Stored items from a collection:
____
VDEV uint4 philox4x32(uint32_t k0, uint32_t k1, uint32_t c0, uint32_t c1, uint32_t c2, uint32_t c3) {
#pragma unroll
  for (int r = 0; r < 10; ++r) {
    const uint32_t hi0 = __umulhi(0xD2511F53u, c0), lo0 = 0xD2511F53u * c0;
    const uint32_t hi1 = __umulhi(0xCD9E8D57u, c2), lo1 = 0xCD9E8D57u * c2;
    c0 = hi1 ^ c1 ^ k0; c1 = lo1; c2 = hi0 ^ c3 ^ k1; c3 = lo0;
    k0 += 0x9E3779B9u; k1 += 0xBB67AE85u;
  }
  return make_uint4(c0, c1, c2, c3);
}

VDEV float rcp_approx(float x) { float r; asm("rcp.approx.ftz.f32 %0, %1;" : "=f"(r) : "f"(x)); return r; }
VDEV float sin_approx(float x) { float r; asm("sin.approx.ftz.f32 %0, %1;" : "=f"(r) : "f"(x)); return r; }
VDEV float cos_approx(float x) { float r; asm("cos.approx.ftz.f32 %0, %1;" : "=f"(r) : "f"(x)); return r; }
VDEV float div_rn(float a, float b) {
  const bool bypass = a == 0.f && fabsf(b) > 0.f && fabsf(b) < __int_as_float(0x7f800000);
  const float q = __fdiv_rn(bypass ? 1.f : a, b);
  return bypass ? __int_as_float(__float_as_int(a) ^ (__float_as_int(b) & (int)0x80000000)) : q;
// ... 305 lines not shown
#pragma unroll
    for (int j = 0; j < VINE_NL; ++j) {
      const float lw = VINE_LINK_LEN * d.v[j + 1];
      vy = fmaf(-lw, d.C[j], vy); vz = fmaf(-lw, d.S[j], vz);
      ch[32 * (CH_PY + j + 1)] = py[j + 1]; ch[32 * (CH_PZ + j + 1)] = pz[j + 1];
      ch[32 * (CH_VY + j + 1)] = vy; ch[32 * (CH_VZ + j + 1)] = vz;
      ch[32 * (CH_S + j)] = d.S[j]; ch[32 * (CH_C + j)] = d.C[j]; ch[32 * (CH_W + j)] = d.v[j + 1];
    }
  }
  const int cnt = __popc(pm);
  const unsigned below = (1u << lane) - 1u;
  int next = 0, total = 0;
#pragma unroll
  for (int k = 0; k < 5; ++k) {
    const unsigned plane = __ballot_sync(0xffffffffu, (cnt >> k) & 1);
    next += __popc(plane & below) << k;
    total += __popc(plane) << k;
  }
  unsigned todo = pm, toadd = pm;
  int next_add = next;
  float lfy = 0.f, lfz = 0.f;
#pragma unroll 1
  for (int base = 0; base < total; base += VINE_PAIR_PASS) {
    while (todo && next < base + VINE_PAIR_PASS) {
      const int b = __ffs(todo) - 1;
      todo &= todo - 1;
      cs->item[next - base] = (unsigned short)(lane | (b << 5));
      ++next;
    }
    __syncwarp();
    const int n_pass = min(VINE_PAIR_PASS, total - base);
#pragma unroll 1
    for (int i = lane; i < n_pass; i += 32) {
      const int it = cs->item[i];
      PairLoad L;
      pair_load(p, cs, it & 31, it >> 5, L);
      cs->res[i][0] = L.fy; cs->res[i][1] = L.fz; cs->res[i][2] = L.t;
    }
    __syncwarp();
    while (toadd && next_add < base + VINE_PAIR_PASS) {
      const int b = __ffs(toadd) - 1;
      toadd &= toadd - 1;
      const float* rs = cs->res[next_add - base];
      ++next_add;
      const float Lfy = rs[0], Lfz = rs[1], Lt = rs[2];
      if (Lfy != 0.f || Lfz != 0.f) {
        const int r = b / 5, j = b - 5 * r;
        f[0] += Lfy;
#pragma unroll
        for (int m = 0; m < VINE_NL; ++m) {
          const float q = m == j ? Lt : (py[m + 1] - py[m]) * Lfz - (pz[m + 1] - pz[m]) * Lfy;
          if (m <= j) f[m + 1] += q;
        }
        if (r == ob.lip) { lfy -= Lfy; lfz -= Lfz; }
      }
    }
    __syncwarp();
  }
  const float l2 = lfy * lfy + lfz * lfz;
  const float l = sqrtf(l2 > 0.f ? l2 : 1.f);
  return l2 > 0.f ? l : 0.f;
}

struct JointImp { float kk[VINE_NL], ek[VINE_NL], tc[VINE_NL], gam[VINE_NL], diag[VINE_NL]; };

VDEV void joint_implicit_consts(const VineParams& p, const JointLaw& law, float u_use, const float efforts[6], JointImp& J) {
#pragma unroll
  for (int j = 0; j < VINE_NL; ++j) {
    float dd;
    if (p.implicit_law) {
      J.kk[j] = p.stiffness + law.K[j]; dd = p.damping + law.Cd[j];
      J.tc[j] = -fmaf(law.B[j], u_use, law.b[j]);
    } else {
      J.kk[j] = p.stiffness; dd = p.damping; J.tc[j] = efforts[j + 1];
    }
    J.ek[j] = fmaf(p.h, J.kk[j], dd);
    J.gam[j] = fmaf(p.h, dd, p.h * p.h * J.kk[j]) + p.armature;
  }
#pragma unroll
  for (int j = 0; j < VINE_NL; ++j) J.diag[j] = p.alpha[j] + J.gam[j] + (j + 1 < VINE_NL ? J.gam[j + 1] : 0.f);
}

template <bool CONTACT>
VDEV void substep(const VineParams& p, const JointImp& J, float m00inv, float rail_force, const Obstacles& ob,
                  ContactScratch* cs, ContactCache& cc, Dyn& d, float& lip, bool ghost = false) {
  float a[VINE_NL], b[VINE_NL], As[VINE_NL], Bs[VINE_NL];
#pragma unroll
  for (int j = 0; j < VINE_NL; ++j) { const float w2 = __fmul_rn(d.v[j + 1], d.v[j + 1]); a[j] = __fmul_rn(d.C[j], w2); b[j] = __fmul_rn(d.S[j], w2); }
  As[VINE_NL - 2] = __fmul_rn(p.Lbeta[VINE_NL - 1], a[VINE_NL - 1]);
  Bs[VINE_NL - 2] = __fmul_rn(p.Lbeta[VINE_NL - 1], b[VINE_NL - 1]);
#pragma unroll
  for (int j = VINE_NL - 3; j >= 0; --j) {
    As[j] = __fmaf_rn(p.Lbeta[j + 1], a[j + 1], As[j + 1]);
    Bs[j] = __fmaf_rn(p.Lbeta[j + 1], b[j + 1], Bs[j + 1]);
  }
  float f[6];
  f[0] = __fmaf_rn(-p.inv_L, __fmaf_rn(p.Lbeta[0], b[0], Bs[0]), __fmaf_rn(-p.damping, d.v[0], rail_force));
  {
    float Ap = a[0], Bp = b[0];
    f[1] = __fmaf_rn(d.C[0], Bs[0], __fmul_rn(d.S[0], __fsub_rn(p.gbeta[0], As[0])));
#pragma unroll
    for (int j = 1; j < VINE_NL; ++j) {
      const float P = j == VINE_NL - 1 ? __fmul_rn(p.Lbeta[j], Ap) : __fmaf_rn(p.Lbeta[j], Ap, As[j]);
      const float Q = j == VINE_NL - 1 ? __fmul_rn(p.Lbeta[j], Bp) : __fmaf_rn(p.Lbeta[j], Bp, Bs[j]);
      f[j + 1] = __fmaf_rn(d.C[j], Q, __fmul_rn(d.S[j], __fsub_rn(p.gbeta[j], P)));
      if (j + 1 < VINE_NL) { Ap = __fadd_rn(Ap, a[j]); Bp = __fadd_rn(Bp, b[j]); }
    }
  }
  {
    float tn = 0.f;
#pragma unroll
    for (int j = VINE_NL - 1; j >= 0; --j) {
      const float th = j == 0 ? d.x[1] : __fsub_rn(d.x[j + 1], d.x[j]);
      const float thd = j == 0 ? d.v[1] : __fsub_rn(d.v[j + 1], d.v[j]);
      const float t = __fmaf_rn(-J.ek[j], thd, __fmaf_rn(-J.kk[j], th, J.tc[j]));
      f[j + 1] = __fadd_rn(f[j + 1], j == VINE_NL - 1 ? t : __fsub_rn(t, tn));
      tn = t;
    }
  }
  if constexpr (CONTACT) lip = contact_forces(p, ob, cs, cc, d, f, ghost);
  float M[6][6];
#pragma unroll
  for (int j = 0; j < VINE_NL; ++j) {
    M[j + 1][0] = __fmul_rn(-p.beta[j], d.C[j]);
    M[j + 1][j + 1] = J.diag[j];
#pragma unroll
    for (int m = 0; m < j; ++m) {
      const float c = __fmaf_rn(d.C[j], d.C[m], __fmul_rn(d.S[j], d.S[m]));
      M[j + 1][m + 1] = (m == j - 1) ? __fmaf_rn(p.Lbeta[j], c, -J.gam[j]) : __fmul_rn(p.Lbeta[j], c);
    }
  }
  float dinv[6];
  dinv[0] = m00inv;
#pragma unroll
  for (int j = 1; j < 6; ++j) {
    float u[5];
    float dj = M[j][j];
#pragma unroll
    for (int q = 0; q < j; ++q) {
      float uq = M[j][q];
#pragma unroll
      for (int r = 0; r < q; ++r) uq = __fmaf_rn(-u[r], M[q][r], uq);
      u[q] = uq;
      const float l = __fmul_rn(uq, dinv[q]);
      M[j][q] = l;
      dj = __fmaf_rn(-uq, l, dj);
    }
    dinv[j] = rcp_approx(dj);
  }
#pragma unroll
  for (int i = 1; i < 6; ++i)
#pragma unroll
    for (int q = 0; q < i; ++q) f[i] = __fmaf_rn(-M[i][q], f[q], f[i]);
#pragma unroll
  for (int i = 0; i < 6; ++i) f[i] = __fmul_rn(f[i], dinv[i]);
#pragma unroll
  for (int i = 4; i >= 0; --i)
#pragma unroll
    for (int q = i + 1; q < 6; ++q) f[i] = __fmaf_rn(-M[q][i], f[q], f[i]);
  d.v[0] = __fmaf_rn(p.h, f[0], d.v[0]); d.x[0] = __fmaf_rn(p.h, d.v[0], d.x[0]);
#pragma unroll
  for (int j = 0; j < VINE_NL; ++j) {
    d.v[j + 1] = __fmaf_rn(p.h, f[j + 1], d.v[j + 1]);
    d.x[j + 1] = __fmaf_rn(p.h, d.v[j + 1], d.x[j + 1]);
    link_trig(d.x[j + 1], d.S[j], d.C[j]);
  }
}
____
Task description: Repeat only the stretch of lines starting at the one containing "for (int i = 4; i >= 0; --i)" and running to the final line of the entries above.

Written response:
  for (int i = 4; i >= 0; --i)
#pragma unroll
    for (int q = i + 1; q < 6; ++q) f[i] = __fmaf_rn(-M[q][i], f[q], f[i]);
  d.v[0] = __fmaf_rn(p.h, f[0], d.v[0]); d.x[0] = __fmaf_rn(p.h, d.v[0], d.x[0]);
#pragma unroll
  for (int j = 0; j < VINE_NL; ++j) {
    d.v[j + 1] = __fmaf_rn(p.h, f[j + 1], d.v[j + 1]);
    d.x[j + 1] = __fmaf_rn(p.h, d.v[j + 1], d.x[j + 1]);
    link_trig(d.x[j + 1], d.S[j], d.C[j]);
  }
}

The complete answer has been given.